- Wichannoi in 1976
- Born: Chucheep Iam-erb January 25, 1948 Lat Lum Kaeo, Pathum Thani, Thailand
- Died: January 31, 2022 (aged 74) Paolo Hospital, Phaya Thai, Bangkok, Thailand
- Native name: ชูชีพ เอี่ยมเอิบ
- Other names: Wichannoi Luktalatkwan Wichannoi Petchyindee Wichannoi Srimuangnon (วิชาญน้อย ศรีเมืองนนท์)
- Nickname: The Eternal Top Boxer (ยอดมวยอมตะ) King Cobra That Protects His Eggs (จงอางหวงไข่) The Venomous Old Man (เฒ่าสารพัดพิษ) Gentleman of the Ring (สุภาพบุรุษสังเวียน) Top Boxer of Nonthaburi (ยอดมวยเมืองนนท์) Pi Cheep (ชีพ)
- Height: 170 cm (5 ft 7 in)
- Division: Flyweight Super Flyweight Bantamweight Super Bantamweight Featherweight Super Featherweight Lightweight
- Style: Muay Thai (Muay Mat)
- Stance: Orthodox
- Team: Srimuangnon (1960s) Porntawee (until 1980) Petchyindee (1980-1981)
- Trainer: Chaliew Tinmora (Srimuangnon Gym)
- Years active: c. 1961-1981

Other information
- Notable relatives: Cherdsak Srimuangnon Direk Srimuangnon
- Notable students: Sagat Petchyindee Chatchai Sasakul

= Wichannoi Porntawee =

Thai professional Muay Thai fighter (1948–2022)
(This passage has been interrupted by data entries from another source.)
# bcgsc/ntJoin

Hardware: AMD Instinct MI355X
Metric: Gbp/s minimizer-sketch+graph-build (k=32,w=1000) (higher is better)
Workload: dtype u64

## Files before the change

ntjoin_amd/csrc/graph.hip:

```cpp
#include <algorithm>
#include <cstdlib>
#include <cstring>
#include <system_error>
#include <thread>

#include "join_verdict.h"
#include "mxg_internal.h"
#include "scan_kernels.h"

namespace mxg {

static constexpr uint64_t HT_EMPTY = 0xFFFFFFFFFFFFFFFFull;
static constexpr uint32_t NONE32 = 0xFFFFFFFFu;

struct Slot {
    unsigned long long key;
    uint32_t nseen, ndup;
};

__device__ __forceinline__ uint32_t ht_slot(Slot *tab, uint32_t mask, uint32_t cap, uint64_t key)
{
    if (key == HT_EMPTY) return cap;
    uint32_t s = (uint32_t)((key * 0x9E3779B97F4A7C15ull) >> 32) & mask;
    while (true) {
// ... 158 lines not shown
            const uint32_t cb = hist[b0 + u];
            start[b0 + u] = run;
            row[b0 + u] = run;
            hist[b0 + u] = 0;
            run += cb;
        }
    if (threadIdx.x == 0) row[P] = sh[255];
    __syncthreads();
#pragma unroll
    for (uint32_t u = 0; u < U; ++u) {
        if (!((live >> u) & 1u)) continue;
        const uint32_t blk = blk0 + u * BPU + sub;
        uint32_t a = a0, i = ib0 + (u * BPU + sub) * 256u + t256;
        if (!one) {
            a = asm_of_block(p, blk);
            i = (blk - p.bstart[a]) * 256u + t256;
        }
        const uint32_t b = pj_part(key[u], pmask);
        const uint32_t pos = j * PJ_IPB + start[b] + atomicAdd(&hist[b], 1u);
        recs[pos] = make_uint4((uint32_t)key[u], (uint32_t)(key[u] >> 32), i, a | (((dupm >> u) & 1u) ? PJ_REC_DUP : 0u));
    }
}

__device__ __forceinline__ uint32_t pj_slot(unsigned long long *keys, uint64_t key)
{
    if (key == HT_EMPTY) return PJ_T;
    uint32_t s = (uint32_t)((key * 0x9E3779B97F4A7C15ull) >> 32) & (PJ_T - 1u);
    for (uint32_t step = 0; step < PJ_T; ++step) {
        const unsigned long long cur = keys[s];
        if (cur == key) return s;
        if (cur == HT_EMPTY) {
            const unsigned long long old = atomicCAS(&keys[s], (unsigned long long)HT_EMPTY, (unsigned long long)key);
            if (old == HT_EMPTY || old == key) return s;
        }
        s = (s + 1u) & (PJ_T - 1u);
    }
    return PJ_T + 1u;
}

struct PjSub {
    uint32_t n_sub, s, off, cap;
};
struct PjSubCaps {
    uint32_t n_sub;
    uint32_t cap[MXG_MAX_ASSEMBLIES];
};
template <bool NARROW>
__global__ __launch_bounds__(256) void k_pj_join(uint4 *recs, const uint32_t *__restrict__ M, uint32_t P, uint32_t n_rows,
                                                 uint64_t *host_fail, uint32_t force_fail, const uint32_t *__restrict__ cursor,
                                                 uint32_t cap1, uint32_t rows2, const AsmSet p, const PjSubCaps caps)
{
    const uint32_t full = p.full;
    __shared__ unsigned long long keys[PJ_T + 1];
    __shared__ uint32_t seen[PJ_T + 1], dup[NARROW ? 1 : PJ_T + 1];
    __shared__ uint32_t item0[PJ_T + 1];
    __shared__ uint32_t seg_off[257], seg_rec[256], sh[256];
    __shared__ uint32_t failed;
    uint32_t b = blockIdx.x, rec_off = 0;
    if (cursor) {
        const uint32_t c = blockIdx.x / P;
        b = blockIdx.x % P;
        n_rows = caps.n_sub > 1 ? rows2 : (min(cursor[c * PJ1_CS], cap1) + PJ_IPB - 1) / PJ_IPB;
        M += (size_t)c * rows2 * (P + 1);
        rec_off = c * cap1;
        if (threadIdx.x == 0)
            for (uint32_t s = 0; s < caps.n_sub; ++s)
                if (cursor[(c * caps.n_sub + s) * PJ1_CS] > caps.cap[s]) *host_fail = 1;
    }
    for (uint32_t s = threadIdx.x; s <= PJ_T; s += 256) {
        keys[s] = HT_EMPTY;
        seen[s] = 0;
        if (!NARROW) dup[s] = 0;
    }
// ... 42 lines not shown
                                if (NARROW) atomicOr(&seen[s], bit | (bit << 16));
                                else {
                                    atomicOr(&seen[s], bit);
                                    atomicOr(&dup[s], bit);
                                }
                            } else if (atomicOr(&seen[s], bit) & bit) {
                                if (NARROW) atomicOr(&seen[s], bit << 16); else atomicOr(&dup[s], bit);
                            }
                            if (last_a == 0) item0[s] = rec.z;
                        }
                    }
                }
                return s;
            };
            auto insert = [&](uint32_t r) { return insert_rec(recs[r]); };
            auto finish = [&](uint32_t i, uint32_t s, uint32_t a) {
                uint32_t fl = 0;
                if (!bad) {
                    const uint32_t sn = seen[s] & full, d = (NARROW ? seen[s] >> 16 : dup[s]) & full;
                    const bool inall = sn == full;
                    fl = (!(d & (1u << a)) ? MXG_MX_UNIQUE : 0u) | ((inall && d == 0) ? MXG_MX_SHARED : 0u) | (inall ? MXG_MX_INALL : 0u);
                }
                const uint32_t word = ((fl & MXG_MX_SHARED) ? item0[s] << 3 : 0u) | fl;
                if (!pj_verdict_is_prefill(word)) p.slot[a][i] = word;
            };
#pragma unroll
            for (uint32_t it = 0; it < QC; ++it) {
                const uint32_t q = threadIdx.x + it * 256u;
                if (q >= total) break;
                if (pass == 0) {
                    rc[it] = locate(q);
                    sc[it] = insert(rc[it]);
                    ac[it] = last_a;
                    ic[it] = last_i;
                } else if (single) {
                    finish(ic[it], sc[it], ac[it]);
                } else {
                    const uint32_t r = locate(q);
                    const uint32_t s = insert(r);
                    finish(last_i, s, last_a);
                }
            }
            constexpr uint32_t TU = 8;
            for (uint32_t q0 = threadIdx.x + QC * 256u; q0 < total; q0 += 256u * TU) {
                uint4 rv[TU];
#pragma unroll
                for (uint32_t u = 0; u < TU; ++u) {
                    const uint32_t q = q0 + u * 256u;
                    rv[u] = q < total ? recs[locate(q)] : make_uint4(0u, 0u, 0u, 0u);
                }
#pragma unroll
                for (uint32_t u = 0; u < TU; ++u) {
                    if (q0 + u * 256u >= total) break;
                    const uint32_t s = insert_rec(rv[u]);
                    if (pass == 1) finish(last_i, s, last_a);
                }
            }
            __syncthreads();
        }
    }
}
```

Chucheep Iam-erb (ชูชีพ เอี่ยมเอิบ; January 25, 1948 – January 31, 2022), known professionally as Wichannoi Porntawee (วิชาญน้อย พรทวี) was a Thai professional Muay Thai fighter. After becoming a dominant figure in the 112 lbs to 130 lbs (50.80 - 58.97 kg) weight classes, he ran out of opponents and had to fight up to 20 lbs (9.07 kg) above his weight division to receive more matchups and was still successful. Wichannoi is remembered for being an fighting at the top competitive level of Muay Thai for an unusually long period of time, resulting in the nickname "The Eternal Yodmuay." He is repeatedly heralded by renowned Muay Thai practitioners as one of the greatest athletes in the history of the sport with the likes of Samart Payakaroon or Dieselnoi Chor.Thanasukarn.
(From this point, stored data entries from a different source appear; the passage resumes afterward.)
#ifdef BRX_SMALL
FI u32 hb_word(Dec &d, u32 w) {
    const u32 v = rfl(w < 64u ? rdl(d.chunkA, w & 63u) : rdl(d.chunkB, w & 63u));
    return w < 128u ? v : 0u;
}
#else
FI u32 hb_word(Dec &d, u32 w) {
    const u32 v = in_word(d, w);
    return w == d.hb_lastw ? v & d.hb_lastmask : v;
}
#endif
FI void hb_begin(Dec &d) {
    const u32 w = (u32)(d.bitpos >> 5), sh = (u32)d.bitpos & 31u;
    d.hb_lastw = (u32)((d.bitend - 1ull) >> 5);
    const u32 r = (u32)d.bitend & 31u;
    d.hb_lastmask = r ? (1u << r) - 1u : 0xffffffffu;
    const u64 lo = hb_word(d, w), hi = hb_word(d, w + 1u);
    d.win = (lo | (hi << 32)) >> sh;
    d.nav = 64u - sh;
    d.ww = w + 2u;
}
FI u64 hb_pos(const Dec &d) { return 32ull * d.ww - d.nav; }
FI bool hb_over(const Dec &d) { return hb_pos(d) > d.bitend; }
FI u32 hb_peek(const Dec &d) { return (u32)d.win; }
FI void hb_skip(Dec &d, u32 n) {
    d.win >>= n;
    d.nav -= n;
    if (d.nav < 32u) {
        d.win |= (u64)hb_word(d, d.ww) << d.nav;
        d.nav += 32u;
        d.ww += 1u;
    }
}
FI u32 hb_bits(Dec &d, u32 n) {
    const u32 v = hb_peek(d) & ((1u << n) - 1u);
    hb_skip(d, n);
    return v;
}

FI u32 row_scan_add(u32 x) {
    x += (u32)__builtin_amdgcn_update_dpp(0, (int)x, 0x111, 0xf, 0xf, true);
    x += (u32)__builtin_amdgcn_update_dpp(0, (int)x, 0x112, 0xf, 0xf, true);
    x += (u32)__builtin_amdgcn_update_dpp(0, (int)x, 0x114, 0xf, 0xf, true);
    x += (u32)__builtin_amdgcn_update_dpp(0, (int)x, 0x118, 0xf, 0xf, true);
    return x;
}
FI u32 lanes_below(u64 m) { return __builtin_amdgcn_mbcnt_hi((u32)(m >> 32), __builtin_amdgcn_mbcnt_lo((u32)m, 0u)); }

FI u32 emit_code_header(Dec &d, Lds &s, u32 cnt, const bool wide, u32 &off) {
    const u32 lane = d.lane, L = lane & 15u;
    const u32 c = (lane - 1u) < 15u ? cnt : 0u;
    const u32 lim = row_scan_add(c << (15u - L));
    const u32 offi = row_scan_add(c);
    off = offi - c;
    const u32 base = off - ((lim >> (15u - L)) - c);
    const u32 nnz = rdl(offi, 15);
    const u32 maxlen = 63u - (u32)__builtin_clzll(ballot(c != 0u) | 1ull);
    const u32 h = tm_alloc(d, BRX_HDR_WORDS + (wide ? nnz : ((nnz + 1u) >> 1)));
    const u32 w = lane == 0u ? 0u : lane == BRX_HDR_INFO ? (2u | (maxlen << 8) | (nnz << 16)) : (lim << 16) | (base & 0xffffu);
    if (h < BRX_TM_WORDS) { if (lane < BRX_HDR_WORDS) tm_st32<true>(d, s, h + lane, w); }
    else { if (lane < BRX_HDR_WORDS) tm_st32<false>(d, s, h + lane, w); }
    return h;
}
FI void code_put_symbol(const Dec &d, Lds &s, u32 h, const bool wide, bool on, u32 slot, u32 sym) {
    if (wide) {
        if (h < BRX_TM_WORDS) { if (on) tm_st32<true>(d, s, h + BRX_HDR_WORDS + slot, sym); }
        else { if (on) tm_st32<false>(d, s, h + BRX_HDR_WORDS + slot, sym); }
    } else {
        if (h < BRX_TM_WORDS) { if (on) tm_st16<true>(d, s, (h + BRX_HDR_WORDS) * 2u + slot, sym); }
        else { if (on) tm_st16<false>(d, s, (h + BRX_HDR_WORDS) * 2u + slot, sym); }
    }
}

FI u32 build_code(Dec &d, Lds &s, u32 n, const bool wide = false) {
    const u32 lane = d.lane;
    u32 *const cnt = (u32 *)&s.lens[704];
    if (lane < 16u) cnt[lane] = 0u;
    const u32 nch = (n + 63u) >> 6;
    for (u32 c = 0; c < nch; c++) {
        const u32 i = c * 64u + lane;
        const u32 my = i < n ? s.lens[i] : 0u;
        __hip_atomic_fetch_add(&cnt[my], 1u, __ATOMIC_RELAXED, __HIP_MEMORY_SCOPE_WORKGROUP);
    }
    u32 off;
    const u32 h = emit_code_header(d, s, cnt[lane & 15u], wide, off);
    if (lane < 16u) cnt[lane] = off;
    for (u32 c = 0; c < nch; c++) {
        const u32 i = c * 64u + lane;
        const u32 my = i < n ? s.lens[i] : 0u;
        if (ballot(my != 0u) == 0ull) continue;
        const u64 b0 = ballot((my & 1u) != 0u), b1 = ballot((my & 2u) != 0u), b2 = ballot((my & 4u) != 0u), b3 = ballot((my & 8u) != 0u);
        u64 eq = (my & 1u) ? b0 : ~b0;
        eq &= (my & 2u) ? b1 : ~b1;
        eq &= (my & 4u) ? b2 : ~b2;
        eq &= (my & 8u) ? b3 : ~b3;
        const u32 slot = cnt[my] + lanes_below(eq);
        code_put_symbol(d, s, h, wide, my != 0u, slot, i);
        __hip_atomic_fetch_add(&cnt[my], 1u, __ATOMIC_RELAXED, __HIP_MEMORY_SCOPE_WORKGROUP);
    }
    return h;
}

FI u32 build_simple(Dec &d, Lds &s, u32 nsym, u32 k0, u32 k1, u32 k2, u32 k3, const bool wide) {
    if (nsym < 3u) k2 = 0xffffffffu;
    if (nsym < 4u) k3 = 0xffffffffu;
    u32 t;
#define BRX_CSWAP(a, b) do { t = a < b ? a : b; b = a < b ? b : a; a = t; } while (0)
    BRX_CSWAP(k0, k1); BRX_CSWAP(k2, k3); BRX_CSWAP(k0, k2); BRX_CSWAP(k1, k3); BRX_CSWAP(k1, k2);
#undef BRX_CSWAP
    const u32 lane = d.lane;
    const u32 cnt = (u32)((k0 >> 16) == lane) + (u32)((k1 >> 16) == lane) + (u32)((k2 >> 16) == lane) + (u32)((k3 >> 16) == lane);
    u32 off;
    const u32 h = emit_code_header(d, s, cnt, wide, off);
    const u32 mine = lane == 0u ? k0 : lane == 1u ? k1 : lane == 2u ? k2 : k3;
    code_put_symbol(d, s, h, wide, lane < nsym, lane, mine & 0xffffu);
    return h;
}

FI u32 build_single(Dec &d, Lds &s, u32 sym) {
    u32 h = tm_alloc(d, BRX_HDR_WORDS);
    u32 w = d.lane == BRX_HDR_INFO ? (1u | (sym << 16)) : 0u;
    if (h < BRX_TM_WORDS) { if (d.lane < BRX_HDR_WORDS) tm_st32<true>(d, s, h + d.lane, w); }
    else { if (d.lane < BRX_HDR_WORDS) tm_st32<false>(d, s, h + d.lane, w); }
    return h;
}

FI void lens_clear(const Dec &d, Lds &s, u32 n) {
    for (u32 i = d.lane * 4u; i < n; i += 256u) *(u32 *)&s.lens[i] = 0u;
}

FI u32 read_complex_lens(Dec &d, Lds &s, u32 hskip, u32 alphabet) {
    PT_BEGIN(pt);
    const u32 lane = d.lane;
    u32 clv = 0;
    u32 sum = 0, nonzero = 0, single = 0;
    bool parallel_done = false;
#ifndef BRX_NO_PAR_CLCODE
    {
        const u32 w0 = hb_word(d, d.ww), w1 = hb_word(d, d.ww + 1u);
        const u64 lo = d.nav < 64u ? (d.win | ((u64)w0 << d.nav)) : d.win;
        const u64 hi = ((u64)w0 >> (64u - d.nav)) | ((u64)w1 << (d.nav - 32u));
        const u32 p = (u32)((lo >> lane) | (lane ? hi << ((64u - lane) & 63u) : 0ull)) & 15u;
        const u32 len = (p & 1u) == 0u ? 2u : (p & 2u) == 0u ? 2u : (p & 4u) == 0u ? 3u : 4u;
        const u32 val = (p & 1u) == 0u ? ((p & 2u) ? 3u : 0u) : (p & 2u) == 0u ? 4u : (p & 4u) == 0u ? 2u : ((p & 8u) ? 5u : 1u);
        const u32 lv = len | (val << 4);
        const u32 nx = lane + len;
        const u32 j1 = nx < 63u ? nx : 63u;
        const u32 j2 = (u32)__shfl((int)j1, (int)j1), j4 = (u32)__shfl((int)j2, (int)j2), j8 = (u32)__shfl((int)j4, (int)j4),
                  j16 = (u32)__shfl((int)j8, (int)j8);
        u32 pos = 0;
        {
            const u32 t1 = (u32)__shfl((int)j1, (int)pos); pos = (lane & 1u) ? t1 : pos;
            const u32 t2 = (u32)__shfl((int)j2, (int)pos); pos = (lane & 2u) ? t2 : pos;
            const u32 t4 = (u32)__shfl((int)j4, (int)pos); pos = (lane & 4u) ? t4 : pos;
            const u32 t8 = (u32)__shfl((int)j8, (int)pos); pos = (lane & 8u) ? t8 : pos;
            const u32 t16 = (u32)__shfl((int)j16, (int)pos); pos = (lane & 16u) ? t16 : pos;
        }
        const u32 mine = (u32)__shfl((int)lv, (int)pos);
        const u32 n = 18u - hskip;
        const u32 myval = lane < n ? mine >> 4 : 0u, mylen = mine & 15u;
        const u32 space = myval ? 32u >> myval : 0u;
        const u32 sc = row_scan_add(space);
        const u32 cum = lane >= 16u ? sc + rdl(sc, 15) : sc;
        const u64 hit = ballot(lane < n && cum >= 32u);
        const u32 count = hit ? (u32)__builtin_ctzll(hit) + 1u : n;
        const u32 last_end = rdl(pos + mylen, count - 1u);
        if (last_end <= 60u) {
            sum = rdl(cum, count - 1u);
            const u64 nzm = ballot(lane < count && myval != 0u);
            nonzero = (u32)__builtin_popcountll(nzm);
            const u32 inv = lane == 0u ? 4u : lane <= 4u ? lane - 1u : lane == 5u ? 5u : lane == 6u ? 7u : lane == 16u ? 8u : lane == 17u ? 6u : lane + 2u;
            const u32 k = inv - hskip;
            const u32 got = (u32)__shfl((int)myval, (int)(k & 63u));
            clv = (lane < 18u && k < count) ? got : 0u;
            if (nzm) {
                const u32 kl = 63u - (u32)__builtin_clzll(nzm), il = hskip + kl;
                single = il < 4u ? il + 1u : il == 4u ? 0u : il == 5u ? 5u : il == 6u ? 17u : il == 7u ? 6u : il == 8u ? 16u : il - 2u;
            }
            hb_skip(d, last_end > 32u ? 32u : last_end);
            if (last_end > 32u) hb_skip(d, last_end - 32u);
            if (sum > 32u) return ST_CODE_LENGTHS_CHECKSUM;
            parallel_done = true;
        }
    }
#endif
    for (u32 i = hskip; i < 18u && !parallel_done; i++) {
        const u32 p = hb_peek(d) & 15u;
        u32 len, val;
        if ((p & 1u) == 0u) { len = 2; val = (p & 2u) ? 3u : 0u; }
        else if ((p & 2u) == 0u) { len = 2; val = 4u; }
        else if ((p & 4u) == 0u) { len = 3; val = 2u; }
        else { len = 4; val = (p & 8u) ? 5u : 1u; }
        hb_skip(d, len);
        if (val) {
            const u32 symi = i < 4u ? i + 1u : i == 4u ? 0u : i == 5u ? 5u : i == 6u ? 17u : i == 7u ? 6u : i == 8u ? 16u : i - 2u;
            clv = wrl(val, symi, clv);
            sum += 32u >> val;
            nonzero++;
            single = symi;
            if (sum == 32u) break;
            if (sum > 32u) return ST_CODE_LENGTHS_CHECKSUM;
        }
    }
    if (nonzero == 0u) return ST_NO_CODE_LENGTH;
    if (nonzero >= 2u && sum < 32u) return ST_CODE_LENGTHS_CHECKSUM;

    u32 cltab = 0;
    if (nonzero >= 2u) {
        const u32 l = lane < 18u ? clv : 0u;
        const u64 b0 = ballot((l & 1u) != 0u), b1 = ballot((l & 2u) != 0u), b2 = ballot((l & 4u) != 0u);
        u64 eq = (l & 1u) ? b0 : ~b0;
        eq &= (l & 2u) ? b1 : ~b1;
        eq &= (l & 4u) ? b2 : ~b2;
        const u32 rank = lanes_below(eq);
        u32 code = 0, mycode = 0;
        for (u32 k = 1; k <= 5u; k++) {
            if (l == k) mycode = code + rank;
            const u64 mk = ((k & 1u) ? b0 : ~b0) & ((k & 2u) ? b1 : ~b1) & ((k & 4u) ? b2 : ~b2);
            code = (code + (u32)__builtin_popcountll(mk)) << 1;
        }
        const u32 rev = l ? __brev(mycode) >> (32u - l) : 0u;
        u64 todo = ballot(l != 0u);
        while (todo) {
            const u32 sy = (u32)__builtin_ctzll(todo);
            todo &= todo - 1ull;
            const u32 ls = rdl(l, sy), rs = rdl(rev, sy);
            if ((lane & ((1u << ls) - 1u)) == rs) cltab = (sy << 4) | ls;
        }
    }

    lens_clear(d, s, alphabet);
    PT_ADD(7, pt);
    u32 total = 0, i = 0, nz = 0;
    u32 last_symbol = 0xffu, last_repeat = 0, last_nz = 8;
    u32 cur = 0;
    bool dirty = false;
#define BRX_LENS_FLUSH(base_) do { if (dirty) s.lens[(base_) + lane] = (u8)cur; cur = 0u; dirty = false; } while (0)
    if (nonzero >= 2u) {
        u32 stat, nz_a, i_a, dirty_a, cur_a, vt0, vt1;
        u64 win = (u64)rfl((u32)d.win) | ((u64)rfl((u32)(d.win >> 32)) << 32);
        u32 nav = rfl(d.nav), ww = rfl(d.ww), cbase = rfl(d.cbase), cha = d.chunkA, chb = d.chunkB;
        asm volatile(
#include BRX_GEN_H(brx_lens_asm)
            : "=s"(stat), "=s"(nz_a), "=s"(i_a), "=s"(dirty_a), "+s"(win), "+s"(nav), "+s"(ww), "+s"(cbase), "+v"(cha), "+v"(chb),
              "=&v"(cur_a), "=&v"(vt0), "=&v"(vt1)
            : "s"(alphabet), "s"(d.w_end), "s"(d.hb_lastw), "s"(d.hb_lastmask), "s"((u64)(uintptr_t)d.in_words), "v"(cltab), "v"(lane)
            : "memory", "vcc", "scc", "s60", "s61", "s62", "s63", "s64", "s65", "s66", "s67", "s68", "s69", "s70", "s71", "s72", "s73",
              "s74", "s75", "s76", "s77", "s78", "s79", "s80", "s81", "s82", "s83", "s84", "s85", "s86", "s87", "s88", "s89", "s90");
        d.win = win; d.nav = nav; d.ww = ww; d.cbase = cbase; d.chunkA = cha; d.chunkB = chb;
        if (dirty_a) s.lens[((i_a - 1u) & ~63u) + lane] = (u8)cur_a;
        PT_ADD(8, pt);
        if (stat) return stat;
        if (nz_a < 2u) return ST_LESS_THAN_TWO_NONZERO;
        return ST_OK;
    }
    while (i < alphabet) {
        u32 sym;
        if (nonzero == 1u) {
            sym = single;
        } else {
            const u32 e = rdl(cltab, hb_peek(d) & 31u);
            sym = e >> 4;
            hb_skip(d, e & 15u);
        }
        if (sym <= 15u) {
            cur = wrl(sym, i & 63u, cur);
            i++;
            last_symbol = sym;
            last_repeat = 0;
            if (sym) {
                dirty = true;
                nz++;
                last_nz = sym;
                total += 32768u >> sym;
                if (total == 32768u) break;
                if (total > 32768u) return ST_CODE_LENGTHS_CHECKSUM;
            }
            if ((i & 63u) == 0u) BRX_LENS_FLUSH(i - 64u);
        } else if (sym == 16u) {
            const u32 v = hb_bits(d, 2);
            u32 add, new_repeat;
            if (last_symbol == 16u && last_repeat) {
                new_repeat = 4u * (last_repeat - 2u) + v + 3u;
                add = new_repeat - last_repeat;
            } else {
                new_repeat = 3u + v;
                add = new_repeat;
            }
            if (i + add > alphabet) return ST_PARSE_COMPLEX_LENGTHS;
            nz += add;
            total += add * (32768u >> last_nz);
            for (u32 left = add; left != 0u;) {
                const u32 a0 = i & 63u, k = left < 64u - a0 ? left : 64u - a0;
                cur = (lane - a0) < k ? last_nz : cur;
                dirty = true;
                i += k;
                left -= k;
                if ((i & 63u) == 0u) BRX_LENS_FLUSH(i - 64u);
            }
            if (total == 32768u) break;
            if (total > 32768u) return ST_CODE_LENGTHS_CHECKSUM;
            last_repeat = new_repeat;
            last_symbol = 16u;
        } else {
            const u32 v = hb_bits(d, 3);
            u32 ni;
            if (last_symbol == 17u && last_repeat) {
                const u32 new_repeat = 8u * (last_repeat - 2u) + v + 3u;
                ni = i + (new_repeat - last_repeat);
                last_repeat = new_repeat;
            } else {
                last_repeat = 3u + v;
                ni = i + last_repeat;
            }
            if (ni > alphabet) return ST_PARSE_COMPLEX_LENGTHS;
            if ((ni >> 6) != (i >> 6)) BRX_LENS_FLUSH(i & ~63u);
            i = ni;
            last_symbol = 17u;
        }
    }
    BRX_LENS_FLUSH((i - 1u) & ~63u);
#undef BRX_LENS_FLUSH
    PT_ADD(8, pt);
    if (nz < 2u) return ST_LESS_THAN_TWO_NONZERO;
    return ST_OK;
}

FI u32 read_prefix_code(Dec &d, Lds &s, u32 alphabet, u32 &h, const bool wide = false) {
    PT_BEGIN(pt);
    const u32 kind = hb_bits(d, 2);
    if (kind == 1u) {
        const u32 bit_width = 32u - (u32)__builtin_clz(alphabet - 1u);
        const u32 nsym = hb_bits(d, 2) + 1u;
        u32 s0 = 0, s1 = 0, s2 = 0, s3 = 0;
        s0 = hb_bits(d, bit_width);
        if (s0 >= alphabet) return ST_INVALID_SYMBOL;
        if (nsym > 1u) {
            s1 = hb_bits(d, bit_width);
            if (s1 >= alphabet) return ST_INVALID_SYMBOL;
        }
        if (nsym > 2u) {
            s2 = hb_bits(d, bit_width);
            if (s2 >= alphabet) return ST_INVALID_SYMBOL;
        }
        if (nsym > 3u) {
            s3 = hb_bits(d, bit_width);
            if (s3 >= alphabet) return ST_INVALID_SYMBOL;
        }
        if (nsym > 1u && s0 == s1) return ST_INVALID_SYMBOL;
        if (nsym > 2u && (s0 == s2 || s1 == s2)) return ST_INVALID_SYMBOL;
        if (nsym > 3u && (s0 == s3 || s1 == s3 || s2 == s3)) return ST_INVALID_SYMBOL;
        u32 tree_select = 0;
        if (nsym == 4u) tree_select = hb_bits(d, 1);
        if (nsym == 1u) {
            h = build_single(d, s, s0);
            PT_ADD(6, pt);
            return ST_OK;
        }
        u32 l0, l1, l2, l3;
        if (nsym == 2u) { l0 = 1; l1 = 1; l2 = 0; l3 = 0; }
        else if (nsym == 3u) { l0 = 1; l1 = 2; l2 = 2; l3 = 0; }
        else if (!tree_select) { l0 = l1 = l2 = l3 = 2; }
        else { l0 = 1; l1 = 2; l2 = 3; l3 = 3; }
        h = build_simple(d, s, nsym, (l0 << 16) | s0, (l1 << 16) | s1, (l2 << 16) | s2, (l3 << 16) | s3, wide);
        PT_ADD(6, pt);
        return ST_OK;
    }
    const u32 rc = read_complex_lens(d, s, kind, alphabet);
    if (rc) return rc;
    PT_BEGIN(pb);
    h = build_code(d, s, alphabet, wide);
    PT_ADD(9, pb);
    return ST_OK;
}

There are different ways to anglicize Wichannoi's name such as Wichannoi Porntawee, Wichannoi Phonthawee, Vichannoi Phontawi, etc.

==Life and career ==

=== Early career ===

Chucheep Iam-erb was born on January 25, 1948 in Pathum Thani province, Thailand. After he and his family moved to Nonthaburi province, he started his Muay Thai training in 1961 under the tutelage of Chaliew Tinmora who was the owner of the Srimuangnon gym. Wichannoi's brothers Cherdsak and Direk were also fighting out of the camp. He then adopted the ring name of Wichannoi Luktalatkwan and fought in Muay Thai rules 10 times until he was considered a rising star and the gambler's favorite in Nonthaburi. After changing his ring name to Wichannoi Srimuangnon, he would travel throughout Thailand for several years to fight for various awards. During his travels, the Srimuangnon gym disbanded and Wichannoi would catch the attention of Boonyiam Sophon who was opening the Porntawee gym in Buriram province. Although the large Porntawee gym was populated mostly by top fighters from its local province, the first fighter to make the gym famous was the Nonthaburi-based Wichannoi who was also the gym's first fighter.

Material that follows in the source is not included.